[Records from a data collection]
────

# vismaychuriwala/Fast-Image-Editing-with-Generative-Models

Measured on AMD Instinct MI355X. Metric: PIE-Bench images/sec @1024^2 SSD-1B fp16 4-step, higher is better.
Workload: dtype f16

## Files before the change

### fast-image-editing-with-generative-models_amd/csrc/conv_halo.hip

```cpp
#include "gemm_common.h"

using namespace fie_gemm;

namespace {

constexpr int HP = 18;
constexpr int HPIECES = (HP * HP + 7) / 8;
constexpr int HALO_B = HPIECES * 1024;
constexpr int HSLOTS = 6;
constexpr int BNH = 128;
constexpr int STH = 3;
constexpr int WSTAGE_B = BNH * 128;
constexpr int WRING_OFF = 0;
constexpr int HALO_OFF = STH * WSTAGE_B;
constexpr int DUMP_OFF = HALO_OFF + 2 * HALO_B;
constexpr int kLdsHalo = DUMP_OFF + 1024;
constexpr int RWH = BNH / 64;

constexpr int n_w(bool last, int t) { return last && t + 2 > 8 ? 0 : RWH; }
constexpr int n_h(bool last, int t) { return !last && t < HSLOTS ? 1 : 0; }
constexpr int n_wait(bool last, int t) { return (t > 0 ? n_h(last, t - 1) : 0) + n_w(last, t) + n_h(last, t); }

template <bool STAMP>
__global__ __launch_bounds__(512) void conv_halo_kernel(GemmArgs p) {
    constexpr int FM = 4, FN = 4, WM = 64, WN = 64;
    extern __shared__ __attribute__((aligned(16))) half_t smem[];
    char* const lds = reinterpret_cast<char*>(smem);

    const int tid = threadIdx.x;
    const int lane = tid & 63;
    const int wave = __builtin_amdgcn_readfirstlane(tid >> 6);
    const int grp = wave >> 2;
    const int wm = wave & 3, wn = wave >> 2;

    const int bid = xcd_remap(blockIdx.x, gridDim.x);
    const int nt = bid % p.nbn, patch = bid / p.nbn;
    const int ppr = p.OW >> 4, ppi = (p.OH >> 4) * ppr;
    const int b = patch / ppi, pr = patch - b * ppi;
    const int py = pr / ppr, px = pr - py * ppr;
    const int y0 = py << 4, x0 = px << 4;
    const int m0 = (b * p.OH + y0) * p.OW + x0, n0 = nt * BNH;

    const int live = p.probe == 1 ? 0 : 1;
    const __amdgpu_buffer_rsrc_t rs_a = buf_rsrc(p.A1, (int)p.a1_bytes * live);
    const __amdgpu_buffer_rsrc_t rs_w = buf_rsrc(p.Wt, (int)p.w_bytes * live);

    unsigned h_off[HSLOTS];
#pragma unroll
    for (int i = 0; i < HSLOTS; ++i) {
        const int q = wave + 8 * i;
        const int pl = q * 8 + (lane >> 3);
        const int hy = pl / HP, hx = pl - hy * HP;
        const int iy = y0 + hy - 1, ix = x0 + hx - 1;
        const bool ok = q < HPIECES && pl < HP * HP && iy >= 0 && iy < p.H && ix >= 0 && ix < p.W;
        const unsigned chunk = (unsigned)((lane & 7) ^ (hx & 7));
        h_off[i] = ok ? ((unsigned)(b * p.H + iy) * (unsigned)p.W + (unsigned)ix) * (unsigned)p.Cin * 2u + chunk * 16u : kOob;
    }
    auto halo_dst = [&](int i, int buf) -> half_t* {
        const int q = wave + 8 * i;
        return reinterpret_cast<half_t*>(lds + (q < HPIECES ? HALO_OFF + buf * HALO_B + q * 1024 : DUMP_OFF));
    };
    const int lr = lane >> 3;
    const unsigned w_base = (unsigned)(n0 + wave * 8 + lr) * (unsigned)p.ldw * 2u + (unsigned)((lane & 7) ^ lr) * 16u;
    const unsigned w_step = 64u * (unsigned)p.ldw * 2u;
    auto issue_w = [&](int stage, unsigned soff) {
#pragma unroll
        for (int i = 0; i < RWH; ++i)
            bload16(rs_w, reinterpret_cast<half_t*>(lds + WRING_OFF + stage * WSTAGE_B + (wave + 8 * i) * 1024), w_base + (unsigned)i * w_step, soff);
    };
    const unsigned cin2 = (unsigned)p.Cin * 2u;

    const int fr = lane & 15, fq = lane >> 4;
    unsigned a_rd[3][2];
#pragma unroll
    for (int kx = 0; kx < 3; ++kx)
#pragma unroll
        for (int kh = 0; kh < 2; ++kh)
            a_rd[kx][kh] = (unsigned)((wm * FM * HP + fr + kx) * 128 + (((kh * 4 + fq) ^ ((fr + kx) & 7)) << 4));
    unsigned w_rd[2];
#pragma unroll
    for (int kh = 0; kh < 2; ++kh) w_rd[kh] = (unsigned)(2 * lds_off(wn * WN + fr, kh * 4 + fq));

    f32x4 acc[FN][FM];
#pragma unroll
    for (int i = 0; i < FN; ++i)
#pragma unroll
        for (int j = 0; j < FM; ++j) acc[i][j] = (f32x4){0.f, 0.f, 0.f, 0.f};

    unsigned seg[8] = {0, 0, 0, 0, 0, 0, 0, 0}, tprev = 0;
    auto stamp = [&](int i) {
        if constexpr (STAMP) {
            __builtin_amdgcn_sched_barrier(0);
            const unsigned t = (unsigned)__builtin_amdgcn_s_memtime();
            seg[i] += t - tprev;
            tprev = t;
            __builtin_amdgcn_sched_barrier(0);
        }
    };
    if constexpr (STAMP) tprev = (unsigned)__builtin_amdgcn_s_memtime();

    const int nchunks = p.Cin / BK;
#pragma unroll
    for (int i = 0; i < HSLOTS; ++i) bload16(rs_a, halo_dst(i, 0), h_off[i], 0u);
    issue_w(0, 0u);
    issue_w(1, nchunks * 9 > 1 ? cin2 : 0u);
    wait_vm_barrier<RWH>();
    if (grp == 1) __builtin_amdgcn_s_barrier();
    stamp(5);

    f16x8 fw[2][FN], fa[2][FM];
    auto kstep = [&](auto lastc, auto tapc, int c, unsigned hb) {
        constexpr bool LAST = decltype(lastc)::value;
        constexpr int T = decltype(tapc)::value;
        constexpr int KY = T / 3, KX = T % 3;
        constexpr int STAGE = T % STH, FILL = (T + 2) % STH;
        if constexpr (n_w(LAST, T) > 0) {
            constexpr int T2 = (T + 2) % 9;
            const int c2 = T + 2 > 8 ? c + 1 : c;
            issue_w(FILL, (unsigned)T2 * cin2 + (unsigned)c2 * (BK * 2));
        }
        if constexpr (n_h(LAST, T) > 0) bload16(rs_a, halo_dst(T, (c + 1) & 1), h_off[T], (unsigned)(c + 1) * (BK * 2));
        stamp(0);
        const char* const hal = lds + HALO_OFF + hb;
        const char* const wst = lds + WRING_OFF + STAGE * WSTAGE_B;
#pragma unroll
        for (int kh = 0; kh < 2; ++kh) {
#pragma unroll
            for (int i = 0; i < FN; ++i) fw[kh][i] = *reinterpret_cast<const f16x8*>(wst + w_rd[kh] + i * 16 * 128);
#pragma unroll
            for (int j = 0; j < FM; ++j) fa[kh][j] = *reinterpret_cast<const f16x8*>(hal + a_rd[KX][kh] + (j + KY) * HP * 128);
        }
        asm volatile("s_waitcnt lgkmcnt(0)" ::: "memory");
        stamp(1);
        wait_vm_barrier<n_wait(LAST, T)>();
        stamp(2);
        __builtin_amdgcn_sched_barrier(0);
        __builtin_amdgcn_s_setprio(1);
#pragma unroll
        for (int kh = 0; kh < 2; ++kh)
#pragma unroll
            for (int i = 0; i < FN; ++i)
#pragma unroll
                for (int j = 0; j < FM; ++j) acc[i][j] = __builtin_amdgcn_mfma_f32_16x16x32_f16(fw[kh][i], fa[kh][j], acc[i][j], 0, 0, 0);
        __builtin_amdgcn_s_setprio(0);
        __builtin_amdgcn_sched_barrier(0);
        stamp(3);
        __builtin_amdgcn_s_barrier();
        stamp(4);
    };
    auto chunk = [&](auto lastc, int c) {
        const unsigned hb = (c & 1) ? (unsigned)HALO_B : 0u;
        kstep(lastc, std::integral_constant<int, 0>{}, c, hb);
        kstep(lastc, std::integral_constant<int, 1>{}, c, hb);
        kstep(lastc, std::integral_constant<int, 2>{}, c, hb);
        kstep(lastc, std::integral_constant<int, 3>{}, c, hb);
        kstep(lastc, std::integral_constant<int, 4>{}, c, hb);
        kstep(lastc, std::integral_constant<int, 5>{}, c, hb);
        kstep(lastc, std::integral_constant<int, 6>{}, c, hb);
        kstep(lastc, std::integral_constant<int, 7>{}, c, hb);
        kstep(lastc, std::integral_constant<int, 8>{}, c, hb);
    };
    for (int c = 0; c + 1 < nchunks; ++c) chunk(std::false_type{}, c);
    chunk(std::true_type{}, nchunks - 1);
    if (grp == 0) __builtin_amdgcn_s_barrier();

    epilogue<FM, FN, WM, WN, true, true>(p, acc, m0, n0, wm, wn, lane);
    if constexpr (STAMP) {
        asm volatile("s_waitcnt vmcnt(0)" ::: "memory");
        stamp(6);
        if (p.stamps && lane == 0) {
#pragma unroll
            for (int i = 0; i < 8; ++i) p.stamps[((size_t)bid * 8 + wave) * 8 + i] = seg[i];
        }
    }
}
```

────

> **TASK BRIEF**: Filter the records above down to the lines that hold the string "live".

> **SOLUTION FOR THIS TASK**:
    const int live = p.probe == 1 ? 0 : 1;
    const __amdgpu_buffer_rsrc_t rs_a = buf_rsrc(p.A1, (int)p.a1_bytes * live);
    const __amdgpu_buffer_rsrc_t rs_w = buf_rsrc(p.Wt, (int)p.w_bytes * live);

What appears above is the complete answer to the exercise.